Zac and I were able to get some information, though:
Total Draws: C(10000,3) = 166,61,66,70,000
Total Triangles: 83,29,58,37,500
Total Acute: 35,740,274,335
Total Obtuse: 47555548565
Total Rights: 14,600
Click
here to see the formulas used to solve
these.
for 10,000 straws:
P(drawing a triangle) = .4999
P(drawing an acute) = .2145
P(drawing an obtuse) = .2854
P(drawing a right) = .0000000876
P(acute given triangle) = .429
P(obtuse given triangle) = .5709
P(right given triangle) = .000000175
In comparison to 50:
P(drawing a triangle) = .48
P(acute) = .198 or
P(acute given triangle) = .407
P(obtuse) = .286 or
P(obtuse given triangle) = .589
P(right) = .001 or
P(right given triangle) = .002
I am guessing that the probability of drawing a triangle will go to .5 as
the number of straws goes to infinity,
but I don't know quite what to think about the rest.

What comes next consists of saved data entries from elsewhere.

@@ -1400,7 +1419,7 @@
             const double lwk = lweight[kc];
             double dn = den[kc];
             const int k0n = k0 + kstep;
-            const bool has_next = k0n < N;
+            const bool has_next = k0n < ke;
             const int kn = k0n + i;
             const int kcn = has_next ? (kn < N ? kn : N - 1) : kc;
             const unsigned offAn = ((unsigned)jA0 * (unsigned)ld + (unsigned)kcn) * 8u, offBn = ((unsigned)jB0 * (unsigned)ld + (unsigned)kcn) * 8u;
@@ -1663,6 +1682,40 @@
     }
 }
 
+constexpr long long EM_TEAM_WAIT_TICKS = (long long)(1.0e6 / CLOCK_US);
+VPK_DEVFN void team_barrier() {
+#if defined(__HIPCC__)
+    Shared& sh = SH();
+    asm volatile("s_waitcnt vmcnt(0)" ::: "memory");
+    block_sync();
+    if (tid() == 0) {
+        Shared::Team& t = sh.tm;
+        const unsigned target = (unsigned)(++t.gen) * (unsigned)t.T;
+        __builtin_amdgcn_fence(__ATOMIC_RELEASE, "agent");
+        asm volatile("s_waitcnt vmcnt(0)" ::: "memory");
+        __hip_atomic_fetch_add(t.bar, 1u, __ATOMIC_RELAXED, __HIP_MEMORY_SCOPE_AGENT);
+        if (!t.failed) {
+            const long long dl = clock_ticks() + EM_TEAM_WAIT_TICKS;
+            while (__hip_atomic_load(t.bar, __ATOMIC_RELAXED, __HIP_MEMORY_SCOPE_AGENT) < target) {
+                if (clock_ticks() > dl) { t.failed = 1; __hip_atomic_store(t.bar + 1, 1u, __ATOMIC_RELAXED, __HIP_MEMORY_SCOPE_AGENT); break; }
+                __builtin_amdgcn_s_sleep(2);
+            }
+        }
+        __builtin_amdgcn_fence(__ATOMIC_ACQUIRE, "agent");
+        asm volatile("s_waitcnt vmcnt(0)" ::: "memory");
+    }
+    block_sync();
+#endif
+}
+VPK_DEV void team_columns(EmCtx& c, int& kb, int& ke) {
+    const Shared::Team& t = SH().tm;
+    const int nb = (c.N + 15) >> 4;
+    const int b0 = (int)((long long)nb * t.r / t.T), b1 = (int)((long long)nb * (t.r + 1) / t.T);
+    kb = 16 * b0;
+    ke = 16 * b1 < c.N ? 16 * b1 : c.N;
+    c.w = (gdp)t.wx[(t.gen + 1) & 1];
+}
+
 VPK_DEV void smooth_dispatch(EmCtx& c);
 VPK_DEV void smooth(EmCtx& c) {
     smooth_dispatch(c);
@@ -1672,6 +1725,7 @@
 VPK_DEV void smooth_dispatch(EmCtx& c) {
     Shared& sh = SH();
     const int M = sh.M, N = c.N;
+    if (team_on(sh)) c.w = (gdp)sh.tm.wown;
     if (!c.prm.use_weights) {
         for (int m = 0; m < M; ++m)
             for (int k = tid(); k < N; k += nthreads()) c.w[(size_t)m * c.ldn + k] = c.wsrc[(size_t)k * c.mcap + m];
@@ -1685,14 +1739,18 @@
             for (int m0 = 0; m0 < M; m0 += 32) smooth_sparse_any(c, m0);
             return;
         }
+        int kb = 0, ke = N;
+        const bool team = team_on(sh);
+        if (team) team_columns(c, kb, ke);
         const int wpass = plan == 3 ? rs_wfit(c) : 32;
         for (int m0 = 0; m0 < M; m0 += wpass) {
             const int mm = (M - m0) < wpass ? (M - m0) : wpass;
-            if (mm <= 8) smooth_rows<1>(c, m0);
-            else if (mm <= 16) smooth_rows<2>(c, m0);
-            else if (mm <= 24) smooth_rows<3>(c, m0);
-            else smooth_rows<4>(c, m0);
-        }
+            if (mm <= 8) smooth_rows<1>(c, m0, kb, ke);
+            else if (mm <= 16) smooth_rows<2>(c, m0, kb, ke);
+            else if (mm <= 24) smooth_rows<3>(c, m0, kb, ke);
+            else smooth_rows<4>(c, m0, kb, ke);
+        }
+        if (team) team_barrier();
         return;
     }
     int wfit = (int)((c.wt_doubles / N) / MT) * MT;
@@ -2304,6 +2362,7 @@
 
 VPK_DEVFN void write_result(EmCtx& c, EmOut& o, int status, int iterations) {
     Shared& sh = SH();
+    if (team_on(sh) && sh.tm.r != 0) return;
     const int N = c.N;
     int M = status == VPK_EM_OK ? sh.M : 0;
     if (M > o.max_vp) {
@@ -2383,7 +2442,7 @@
     typedef VPK_GLOBAL unsigned long long* gup;
     gup dst = (gup)c.state;
     const unsigned long long* src = reinterpret_cast<const unsigned long long*>(&SH());
-    for (int q = tid(); q < (int)(sizeof(Shared) / 8); q += nthreads()) dst[q] = src[q];
+    for (int q = tid(); q < (int)SH_STATE_WORDS; q += nthreads()) dst[q] = src[q];
     block_sync();
 }
 VPK_DEVFN void restore_state(EmCtx& c) {
@@ -2391,7 +2450,7 @@
     cgup src = (cgup)c.state;
     unsigned long long* dst = reinterpret_cast<unsigned long long*>(&SH());
     block_sync();
-    for (int q = tid(); q < (int)(sizeof(Shared) / 8); q += nthreads()) dst[q] = src[q];
+    for (int q = tid(); q < (int)SH_STATE_WORDS; q += nthreads()) dst[q] = src[q];
     block_sync();
 }
 
diff --git a/vanishing_points_2017_amd/csrc/vpk_core.hip b/vanishing_points_2017_amd/csrc/vpk_core.hip
--- a/vanishing_points_2017_amd/csrc/vpk_core.hip
+++ b/vanishing_points_2017_amd/csrc/vpk_core.hip
@@ -63,6 +63,7 @@
     h->own_stream = true;
     if (const char* e = getenv("VPK_EM_WAIT_CAP")) { const int v = atoi(e); if (v >= 1 && v <= h->em_wait_cap) h->em_wait_cap = v; }
     if (const char* e = getenv("VPK_EM_STARTED_CAP")) { const int v = atoi(e); if (v >= 1 && v <= h->em_started_cap) h->em_started_cap = v; }
+    if (const char* e = getenv("VPK_EM_FLUSH_TEAM")) { const int v = atoi(e); if (v >= 1 && v <= 64) h->em_flush_team = v; }
     *out = h;
     return VPK_OK;
 }
diff --git a/vanishing_points_2017_amd/csrc/vpk_em.hip b/vanishing_points_2017_amd/csrc/vpk_em.hip
--- a/vanishing_points_2017_amd/csrc/vpk_em.hip
+++ b/vanishing_points_2017_amd/csrc/vpk_em.hip
@@ -107,6 +107,7 @@
 
 __global__ __launch_bounds__(EM_BOUND) void em_batch_kernel(EmBatchArgs a, EmSliceArgs ss) {
     VPK_SHARED_DECL;
+    team_solo();
     const long long t_start = clock_ticks();
     const long long deadline = (ss.enabled && ss.budget_ticks > 0) ? t_start + ss.budget_ticks : EM_NO_DEADLINE;
     bool started_left = ss.enabled != 0, waiting_left = ss.enabled != 0;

Let's determine probabilities of certain outcomes for the game:
The probability of you winning if both got a triangle
is equal to:
P(right given t.)*(P(acute given t.) + P(obtuse given t.)) + P(acute given
t.)*(P(obtuse given t.)
= .000000175*(.429+.5709)+.429*.5709 = .2449
The probability of you tying is:
P(right given t.)^2 + P(acute given t.) ^2 + P(obtuse given t.) = .000000175^2
+ .429^2 + .5709^2 =
.5099
That's a high probability. You would have to break the tie when that
happens.
One thing we always will know is that someone has to have the smallest length
because no two pieces are of the same length.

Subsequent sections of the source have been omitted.